The first half of the film follows Lovelace as she tans in the backyard, gets yelled at by Sharon Stone (Sharon Stone HATES TANNING), rollerskates through her dying childhood, marries a charismatic pair of sideburns named Chuck (Peter Sarsgaard, the Michael Jordan of freaky menace), learns to blowjob, falls serenely into porn, makes Adam Brody prematurely goof all over the place because her blowjob science is too tight, dreams of becoming a “real” actress, engages in girl-talk with Debbie Mazar, hangs out with Hugh Hefner (James Franco, exhibiting an inappropriate level of Franco-iness), and develops a sudden reticence on the brink of superstardom.

There are flashes of unease here and there—an unexplored bruise, a glazed complacence in Seyfried’s eye, a venomous glance from Chuck—but, you know, she seems okay. Right?

Now here comes the gimmick, like it or not. Framed as Lovelace recounting her life story to a polygraph examiner (at the behest of her publisher), the second half of the film retraces the first half’s steps, pulling back just enough to reveal the dark corners we missed. Damning cuts are restored to life. Certain scenes are extended—we discover that a joyous moment between newlyweds turned, moments after we cut away, into a harrowing marital rape:

“You’re my wife. Don’t trip out.”
“You really hurt me, Chuck.”
“That was passion. I love you.”

Strange lapses in time and logic—important events that seemed to take place off-screen (when did Linda consent to that porn career?)—are filled in with gang rape, cocaine, and forced prostitution. Behind the scenes, shit was rotten.

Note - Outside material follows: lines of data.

# Takatsuka-Mark/Photogrammetry

Measured on AMD Instinct MI355X. Metric: descriptor pairs matched/sec, higher is better.
Workload: dtype u8 / bits (descriptor bits expanded to fp4 +-1 for the MFMA distance: exact integers in f32 accumulators; integer keys); f32 grey; 1 GPU; BASELINE configs[2] (SURVEY 8d config 3) x 1: 64-frame 1920x1080 RGBA64 sequence(s), dewarp(shipped coeffs)+gray+FAST(T=0.1)+NMS(r=16; SURVEY 8d writes r = 20 for this config: both leave more than 4096 survivors per frame, the lists are cut to the same length either way)+BRIEF-256 per frame, all 2016 ordered image pairs per sequence through the greedy Hamming match, <=4096 keypoints per frame (fir; frames=64, image_pairs=2016, frames_per_gpu=64, image_pairs_per_gpu=2016, parallelism=frames f mod 1, image pairs p mod 1; 2 all-gathers per step (elided at N = 1), jobs_in_flight=2, rehearsal_on_one_gpu_with_gloo=False

## Files before the change

### photogrammetry_amd/csrc/k_image.hip

```cpp
#include "pgx_internal.h"

namespace {

__device__ __forceinline__ float gray_of(uint2 px)
{
    float r = (float)(px.x & 0xFFFFu), g = (float)(px.x >> 16), b = (float)(px.y & 0xFFFFu);
    float s = __fadd_rn(__fadd_rn(r, b), g);
    return __fdiv_rn(s, 196605.0f);
}

constexpr int FB = 4;

__device__ __forceinline__ uint2 widen8(uint32_t v)
{
    return make_uint2(__builtin_amdgcn_perm(v, v, 0x01010000u), __builtin_amdgcn_perm(v, v, 0x03030202u));
}

template <bool SRC8> struct SrcPix { using type = uint2; };
template <> struct SrcPix<true> { using type = uint32_t; };
template <bool SRC8> __device__ __forceinline__ uint2 load_px(const typename SrcPix<SRC8>::type *p);
template <> __device__ __forceinline__ uint2 load_px<false>(const uint2 *p) { return *p; }
template <> __device__ __forceinline__ uint2 load_px<true>(const uint32_t *p) { return widen8(*p); }

template <bool HAS_MAP, bool WRITE_RGBA, bool SRC8>
__global__ __launch_bounds__(256) void k_dewarp_gray(const typename SrcPix<SRC8>::type *__restrict__ rgba,
                                                     const int2 *__restrict__ map, int W, int H, int F,
                                                     float *__restrict__ gray, uint2 *__restrict__ dewarped, int *status)
{
    using Px = typename SrcPix<SRC8>::type;
    const size_t npix = (size_t)W * H;
    const int f0 = blockIdx.y * FB;
    const int nf = F - f0 < FB ? F - f0 : FB;
    const size_t ngroups = (npix + 3) / 4;
    const bool vec = (npix & 3) == 0 || F == 1;
    bool oob = false;
    for (size_t grp = (size_t)blockIdx.x * blockDim.x + threadIdx.x; grp < ngroups;
         grp += (size_t)gridDim.x * blockDim.x) {
        const size_t i0 = grp * 4;
        if (vec && i0 + 3 < npix) {
            size_t so[4];
            bool ok[4];
            if (HAS_MAP) {
                const int4 m01 = *reinterpret_cast<const int4 *>(map + i0);
                const int4 m23 = *reinterpret_cast<const int4 *>(map + i0 + 2);
                const int us[4] = {m01.x, m01.z, m23.x, m23.z};
                const int vs[4] = {m01.y, m01.w, m23.y, m23.w};
#pragma unroll
                for (int k = 0; k < 4; k++) {
                    const unsigned su = (unsigned)us[k] & 0xFFFFu, sv = (unsigned)vs[k] & 0xFFFFu;
                    ok[k] = su < (unsigned)W && sv < (unsigned)H;
                    oob |= !ok[k];
                    so[k] = ok[k] ? (size_t)sv * W + su : 0;
                }
            }
            uint2 px[FB][4];
#pragma unroll
            for (int fb = 0; fb < FB; fb++) {
                if (fb >= nf) break;
                const Px *src = rgba + (size_t)(f0 + fb) * npix;
                if (HAS_MAP) {
#pragma unroll
                    for (int k = 0; k < 4; k++) px[fb][k] = load_px<SRC8>(src + so[k]);
                } else if constexpr (SRC8) {
                    const uint4 a = *reinterpret_cast<const uint4 *>(src + i0);
                    px[fb][0] = widen8(a.x); px[fb][1] = widen8(a.y); px[fb][2] = widen8(a.z); px[fb][3] = widen8(a.w);
                } else {
                    const uint4 a = *reinterpret_cast<const uint4 *>(src + i0);
                    const uint4 b = *reinterpret_cast<const uint4 *>(src + i0 + 2);
                    px[fb][0] = make_uint2(a.x, a.y); px[fb][1] = make_uint2(a.z, a.w);
                    px[fb][2] = make_uint2(b.x, b.y); px[fb][3] = make_uint2(b.z, b.w);
                }
            }
#pragma unroll
            for (int fb = 0; fb < FB; fb++) {
                if (fb >= nf) break;
                if (HAS_MAP) {
#pragma unroll
                    for (int k = 0; k < 4; k++) if (!ok[k]) px[fb][k] = make_uint2(0, 0);
                }
                if (gray) {
                    const float4 g4 = make_float4(gray_of(px[fb][0]), gray_of(px[fb][1]), gray_of(px[fb][2]), gray_of(px[fb][3]));
                    *reinterpret_cast<float4 *>(gray + (size_t)(f0 + fb) * npix + i0) = g4;
                }
                if (WRITE_RGBA) {
                    uint2 *dout = dewarped + (size_t)(f0 + fb) * npix;
                    *reinterpret_cast<uint4 *>(dout + i0) = make_uint4(px[fb][0].x, px[fb][0].y, px[fb][1].x, px[fb][1].y);
                    *reinterpret_cast<uint4 *>(dout + i0 + 2) = make_uint4(px[fb][2].x, px[fb][2].y, px[fb][3].x, px[fb][3].y);
                }
            }
        } else {
            for (size_t i = i0; i < npix && i < i0 + 4; i++) {
                size_t o = i;
                bool okk = true;
                if (HAS_MAP) {
                    const int2 m = map[i];
                    const unsigned su = (unsigned)m.x & 0xFFFFu, sv = (unsigned)m.y & 0xFFFFu;
                    okk = su < (unsigned)W && sv < (unsigned)H;
                    oob |= !okk;
                    o = okk ? (size_t)sv * W + su : 0;
                }
                for (int fb = 0; fb < nf; fb++) {
                    const uint2 p = okk ? load_px<SRC8>(rgba + (size_t)(f0 + fb) * npix + o) : make_uint2(0, 0);
                    if (gray) gray[(size_t)(f0 + fb) * npix + i] = gray_of(p);
                    if (WRITE_RGBA) dewarped[(size_t)(f0 + fb) * npix + i] = p;
                }
            }
        }
    }
    if (HAS_MAP && oob) atomicOr(status, (int)PGX_ST_OOB_SOURCE);
}
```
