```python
ERR_INVALID, ERR_WORKSPACE, ERR_HIP, ERR_UNSUPPORTED = -1, -2, -3, -4


class DetZeroHipError(RuntimeError):
    pass


c_int, c_float, c_size_t, c_void_p, c_double = ctypes.c_int, ctypes.c_float, ctypes.c_size_t, ctypes.c_void_p, ctypes.c_double
_I3 = c_int * 3
_F3 = c_float * 3
_F6 = c_float * 6
_I8 = c_int * 8


class Conv2dDesc(ctypes.Structure):
    _fields_ = [
# ... 95 lines not shown
    'dz_spconv_x_variant': (ctypes.c_char_p, [c_int, c_int]),
    'dz_spconv_forward_x_f32': (c_int, [c_void_p, c_int, c_int, c_void_p, c_void_p, c_void_p, c_int, c_int, c_void_p, c_void_p, c_void_p, c_void_p,
                                        c_void_p, c_int, c_void_p, c_int, c_void_p]),
    'dz_spconv_x_f32_window_rows': (c_int, [c_int, c_int]),
    'dz_spconv_x_f32_variant': (ctypes.c_char_p, [c_int, c_int]),
    'dz_spconv_forward_x_limb3': (c_int, [c_void_p, c_int, c_int, c_void_p, c_void_p, c_void_p, c_int, c_int, c_void_p, c_void_p, c_void_p, c_void_p,
                                          c_void_p, c_int, c_void_p, c_int, c_void_p]),
    'dz_spconv_x_limb3_window_rows': (c_int, [c_int, c_int]),
    'dz_spconv_x_limb3_variant': (ctypes.c_char_p, [c_int, c_int]),
    'dz_spconv_forward_limb3': (c_int, [c_void_p, c_int, c_int, c_void_p, c_void_p, c_int, c_int, c_void_p, c_void_p, c_void_p, c_void_p,
                                        c_void_p, c_int, c_void_p, c_int, c_void_p]),
    'dz_spconv_limb3_tile_rows': (c_int, [c_int, c_int]),
    'dz_spconv_limb3_variant': (ctypes.c_char_p, [c_int, c_int]),
    'dz_bev_tile_list_words': (c_size_t, [c_int, c_int, c_int]),
    'dz_bev_tile_list': (c_int, [c_void_p, c_int, c_int, c_int, c_int, c_int, c_int, c_void_p, c_void_p, c_void_p]),
    'dz_bev_fill_empty_tiles': (c_int, [c_void_p, c_int, c_int, c_int, c_void_p, c_int, c_int, c_void_p, c_int, c_int, c_int, c_int, c_void_p, c_int, c_void_p]),
    'dz_bev_row_index': (c_int, [c_void_p, c_void_p, c_int, c_int, c_int, c_int, c_int, c_int, c_int, c_void_p, c_void_p]),
    'dz_sparse_to_bev_split': (c_int, [c_void_p, c_void_p, c_void_p, c_int, c_int, c_int, c_int, c_int, c_int, c_void_p,
                                       c_void_p]),
    'dz_sparse_to_bev_split_dense': (c_int, [c_void_p, c_int, c_void_p, c_void_p, c_int, c_int, c_int, c_int, c_int, c_int, c_int, c_void_p,
                                             c_void_p]),
    'dz_conv2d_forward_split': (c_int, [ctypes.POINTER(Conv2dDesc), c_int, c_int, c_void_p]),
    'dz_conv2d_variant_split': (ctypes.c_char_p, [ctypes.POINTER(Conv2dDesc), c_int]),
    'dz_conv3x3_limb3_forward': (c_int, [ctypes.POINTER(Conv2dDesc), c_void_p]),
    'dz_conv3x3_limb3_supported': (c_int, [ctypes.POINTER(Conv2dDesc)]),
    'dz_conv3x3_limb3_variant': (ctypes.c_char_p, [ctypes.POINTER(Conv2dDesc)]),
    'dz_spconv_variant_split': (ctypes.c_char_p, [c_int, c_int]),
    'dz_spconv_variant_split_arm': (ctypes.c_char_p, [c_int, c_int, c_int, c_int, c_size_t]),
    'dz_spconv_variant_split_packed': (ctypes.c_char_p, [c_int, c_int]),
    'dz_xattn_folded_supported': (c_int, [c_int, c_int, c_int]),
    'dz_xattn_folded_workspace_bytes': (ctypes.c_size_t, [c_int, c_int]),
    'dz_xattn_folded': (c_int, [c_void_p] * 6 + [c_int] * 5 + [ctypes.c_float, c_void_p, ctypes.c_size_t, c_void_p, c_void_p]),
    'dz_roi_bev_features': (c_int, [c_void_p, c_int, c_void_p, ctypes.c_long, ctypes.c_long, c_int, c_int, c_int] + [ctypes.c_float] * 4 + [c_int, c_void_p, c_void_p]),
    'dz_linear_splitk_workspace_bytes': (ctypes.c_size_t, [c_int, c_int, c_int]),
    'dz_linear_forward_splitk': (c_int, [c_void_p, c_int, c_int, c_int, c_void_p, c_int, c_int, c_void_p, c_void_p, c_int, c_void_p, c_int, c_int, c_void_p,
                                         ctypes.c_size_t, c_void_p]),
    'dz_mha_core_split': (c_int, [c_void_p, c_void_p, c_void_p, c_void_p, c_int, c_int, c_int, c_int, ctypes.c_float, c_void_p, c_int, c_void_p]),
    'dz_pdv_sa_pool_supported': (c_int, [c_int] * 7),
    'dz_pdv_sa_pool': (c_int, [c_void_p, c_int, c_int, c_void_p, c_void_p, c_int, c_void_p, c_void_p, c_int, c_void_p, c_void_p, c_int,
                               c_void_p, c_int, c_void_p, c_void_p, c_int, c_void_p, c_int, c_void_p, c_void_p, c_int, c_int, c_void_p, c_void_p]),
    'dz_pdv_encoder_front': (c_int, [c_void_p, c_int, c_void_p, c_void_p, ctypes.c_long] + [c_void_p] * 9 + [c_int, c_void_p]),
    'dz_pdv_encoder_back': (c_int, [c_void_p, c_void_p, c_void_p, c_void_p, ctypes.c_long, c_void_p, c_void_p, c_void_p, c_void_p, c_float, c_void_p, c_void_p,
                                    c_void_p, c_void_p, c_void_p, c_void_p, c_float, c_void_p, c_int, c_int, c_void_p]),
    'dz_self_attention_split_supported': (c_int, [c_int, c_int]),
    'dz_self_attention_split': (c_int, [c_void_p, c_void_p, c_void_p, c_int, c_int, c_int, c_void_p, c_int, c_void_p]),
    'dz_pdv_sa_pool_split_supported': (c_int, [c_int] * 7),
# ... 118 lines not shown
```

detzero_amd/ops.py:

```python
import ctypes
import os

import numpy as np
import torch

from . import lib as L


def _dev():
    return torch.device('cuda', torch.cuda.current_device())


def _ws(nbytes):
    return torch.empty((max(int(nbytes), 256),), dtype=torch.uint8, device=_dev())


def grid_size_of(pc_range, voxel_size):
    r = np.asarray(pc_range, dtype=np.float32)
    return np.round((r[3:6] - r[0:3]) / np.array(voxel_size)).astype(np.int64)


def voxelize_hard_nosync(points, pc_range, voxel_size, max_points, max_voxels, xy_range_mask=False):
    lib = L.load()
    L.require_cuda(points)
# ... 610 lines not shown
    out['saturated'], out['nonfinite'], out['elements'] = raw[:, 1], raw[:, 2], raw[:, 3]
    return out


DENSE_F32_ENGINES = ('mfma32', 'bf16x3')


def _conv2d_desc(desc_kwargs):
    d = L.Conv2dDesc()
    for k, v in desc_kwargs.items():
        if k in ('g_cout', 'g_ooff'):
            arr = getattr(d, k)
            for i, e in enumerate(v):
                arr[i] = int(e)
        else:
            setattr(d, k, v)
    return d


def conv3x3_limb3_supported(desc_kwargs):
    return bool(L.load().dz_conv3x3_limb3_supported(ctypes.byref(_conv2d_desc(desc_kwargs))))


def conv2d(desc_kwargs, math=0, out_f32=False, tiles=None, f32_engine=None):
    lib = L.load()
    if f32_engine not in (None,) + DENSE_F32_ENGINES:
        raise L.DetZeroHipError('unknown fp32 dense engine %r (%s)' % (f32_engine, ' | '.join(DENSE_F32_ENGINES)))
    limb3 = f32_engine == 'bf16x3' and not math
    d = _conv2d_desc(desc_kwargs)

    def launch():
        if limb3:
            L.check(lib.dz_conv3x3_limb3_forward(ctypes.byref(d), L.stream()), 'dz_conv3x3_limb3_forward')
        elif math:
            L.check(lib.dz_conv2d_forward_split(ctypes.byref(d), int(math), 1 if out_f32 else 0, L.stream()), 'dz_conv2d_forward_split')
        else:
            L.check(lib.dz_conv2d_forward(ctypes.byref(d), L.stream()), 'dz_conv2d_forward')
    if PROFILER is None:
        launch()
        return
    m = d.batch * d.ho * d.wo
    taps = d.kh * d.kw
    cout = sum(d.g_cout[i] for i in range(d.groups))
    flops = 2.0 * m * taps * d.cin * cout
    nbytes = 4.0 * (m * d.cin * (1 if d.phase_groups else d.groups) + m * cout + taps * d.cin * d.cout_pad * d.groups)
    if tiles is not None:
# ... 449 lines not shown
```

include/detzero_hip.h:

```cpp
#ifndef DETZERO_HIP_H
#define DETZERO_HIP_H

#include <stddef.h>
#include <stdint.h>

#ifdef __cplusplus
extern "C" {
#endif

#define DZ_OK 0
#define DZ_ERR_INVALID (-1)
#define DZ_ERR_WORKSPACE (-2)
#define DZ_ERR_HIP (-3)
#define DZ_ERR_UNSUPPORTED (-4)

const char *dz_version(void);
const char *dz_last_error(void);
int dz_device_cu_count(void);


size_t dz_voxelize_hard_workspace_bytes(int n, int gx, int gy, int gz, int max_points);
int dz_voxelize_hard(const float *points, int n, int c, const float *h_range6, const float *h_vsize3,
                     const int *h_grid3, int xy_range_mask, int max_points, int max_voxels, float *voxels,
                     int *coords_zyx, int *num_points, int *d_num_voxels, void *ws, size_t ws_bytes,
// ... 128 lines not shown
const char *dz_spconv_x_f32_variant(int cin, int cout);
int dz_spconv_forward_x_limb3(const float *in, int in_rows, int cin, const int *nbr_packed, const int *perm, int *windows, int tile_rows,
                              int cap_out, const int *d_m_out, const float *w, const float *scale, const float *shift,
                              const float *residual, int relu, float *out, int cout, void *stream);
int dz_spconv_x_limb3_window_rows(int cin, int cout);
const char *dz_spconv_x_limb3_variant(int cin, int cout);
int dz_spconv_forward_limb3(const float *in, int in_rows, int cin, const int *nbr, const uint32_t *tile_masks, int kvol, int cap_out,
                            const int *d_m_out, const float *w_limb, const float *scale, const float *shift, const float *residual,
                            int relu, float *out, int cout, void *stream);
int dz_spconv_limb3_tile_rows(int cin, int cout);
const char *dz_spconv_limb3_variant(int cin, int cout);
int dz_bev_row_index(const uint32_t *bitmap, const uint32_t *prefix, int batch, int d, int h, int w, int layout, int pad, int feat_rows,
                     int *idx, void *stream);
size_t dz_bev_tile_list_words(int batch, int ho, int wo);
int dz_bev_tile_list(const int *idx, int batch, int hp, int wp, int ho, int wo, int nlists, int *lists, unsigned char *mind_ws, void *stream);
int dz_bev_fill_empty_tiles(const int *list, int batch, int ho, int wo, const float *shift, int relu, int cout, float *out, int out_hp, int out_wp,
                            int out_cstride, int out_coff, const float *zero_resp, int math, void *stream);
int dz_sparse_to_bev_split(const float *feats, const int *coords, const int *d_m, int cap, int c, int d, int h,
                           int w, int pad, float *bev, void *stream);
int dz_sparse_to_bev_split_dense(const float *feats, int feat_rows, const uint32_t *bitmap, const uint32_t *prefix, int batch, int c,
                                 int d, int h, int w, int layout, int pad, float *bev, void *stream);
int dz_conv2d_forward_split(const dz_conv2d_desc *h_desc, int math, int out_f32, void *stream);
const char *dz_conv2d_variant_split(const dz_conv2d_desc *h_desc, int out_f32);
int dz_conv3x3_limb3_forward(const dz_conv2d_desc *h_desc, void *stream);
int dz_conv3x3_limb3_supported(const dz_conv2d_desc *h_desc);
const char *dz_conv3x3_limb3_variant(const dz_conv2d_desc *h_desc);
int dz_linear_forward_split(const float *x, long rows, int cin, int x_stride, const float *w, int cout, int cout_pad, const float *scale,
                            const float *shift, const float *group_shift, int group_rows, int relu, float *y, int y_stride, int math,
                            int out_f32, int group_max, void *stream);
const char *dz_spconv_variant_split(int cin, int cout);
const char *dz_spconv_variant_split_arm(int cin, int cout, int kvol, int has_tile_masks, size_t nbr_bytes);
const char *dz_spconv_variant_split_packed(int cin, int cout);
int dz_xattn_folded_supported(int lq, int e, int heads);
size_t dz_xattn_folded_workspace_bytes(int b, int lk);
int dz_xattn_folded(const float *q, const float *mem, const uint8_t *key_padding_mask, const float *wk_oi, const float *wv_io, const float *bv,
                    int b, int lq, int lk, int e, int heads, float scale, float *workspace, size_t workspace_bytes, float *out, void *stream);
int dz_mlp_chain_forward(const float *x, long rows, const float *wa, const float *sa, const float *ba, const float *group_shift, int ldg, int group_rows,
                         const float *wb, const float *sb, const float *bb, const float *wk, const float *bk, const float *wv, const float *bv,
                         float *mem, float *k, float *v, int math, void *stream);
int dz_pointnet3_forward(const float *x, long rows, const float *w1, const float *s1, const float *b1, const float *w2, const float *s2,
                         const float *b2, const float *w3, const float *s3, const float *b3, int c3, int group_rows, float *tap, float *out,
                         int x_cols_f32, int math, void *stream);

size_t dz_centerhead_decode_workspace_bytes(int batch, int hw, int ncls, int k);
int dz_centerhead_decode(const float *head, int batch, int h, int w, int ncls, int k, float score_thresh,
                         const float *h_limit6, const float *h_range6, const float *h_vsize3, int stride,
// ... 157 lines not shown
```

Before: 1137.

Lovelace isn’t perfect—I’m not sure I’d rate it as a must see or a masterpiece. I’m not totally clear on its politics, which flirts with the paradigm that all sex workers are fallen women who need rescuing. And, as Steinem complained, it has more than a whiff of Lifetime Original sanitized schmaltz about it. But Seyfried and Sarsgaard keep things desperately human—you feel Linda’s prison—and the final product is a smart illumination of how hungry we are to swallow easy narratives and shameless prurience, because it’s easier than rooting out difficult realities. Most agonizing of all, maybe, is the realization that Linda’s abuse turned her into a more masterful actress than her acting career ever would. Oof.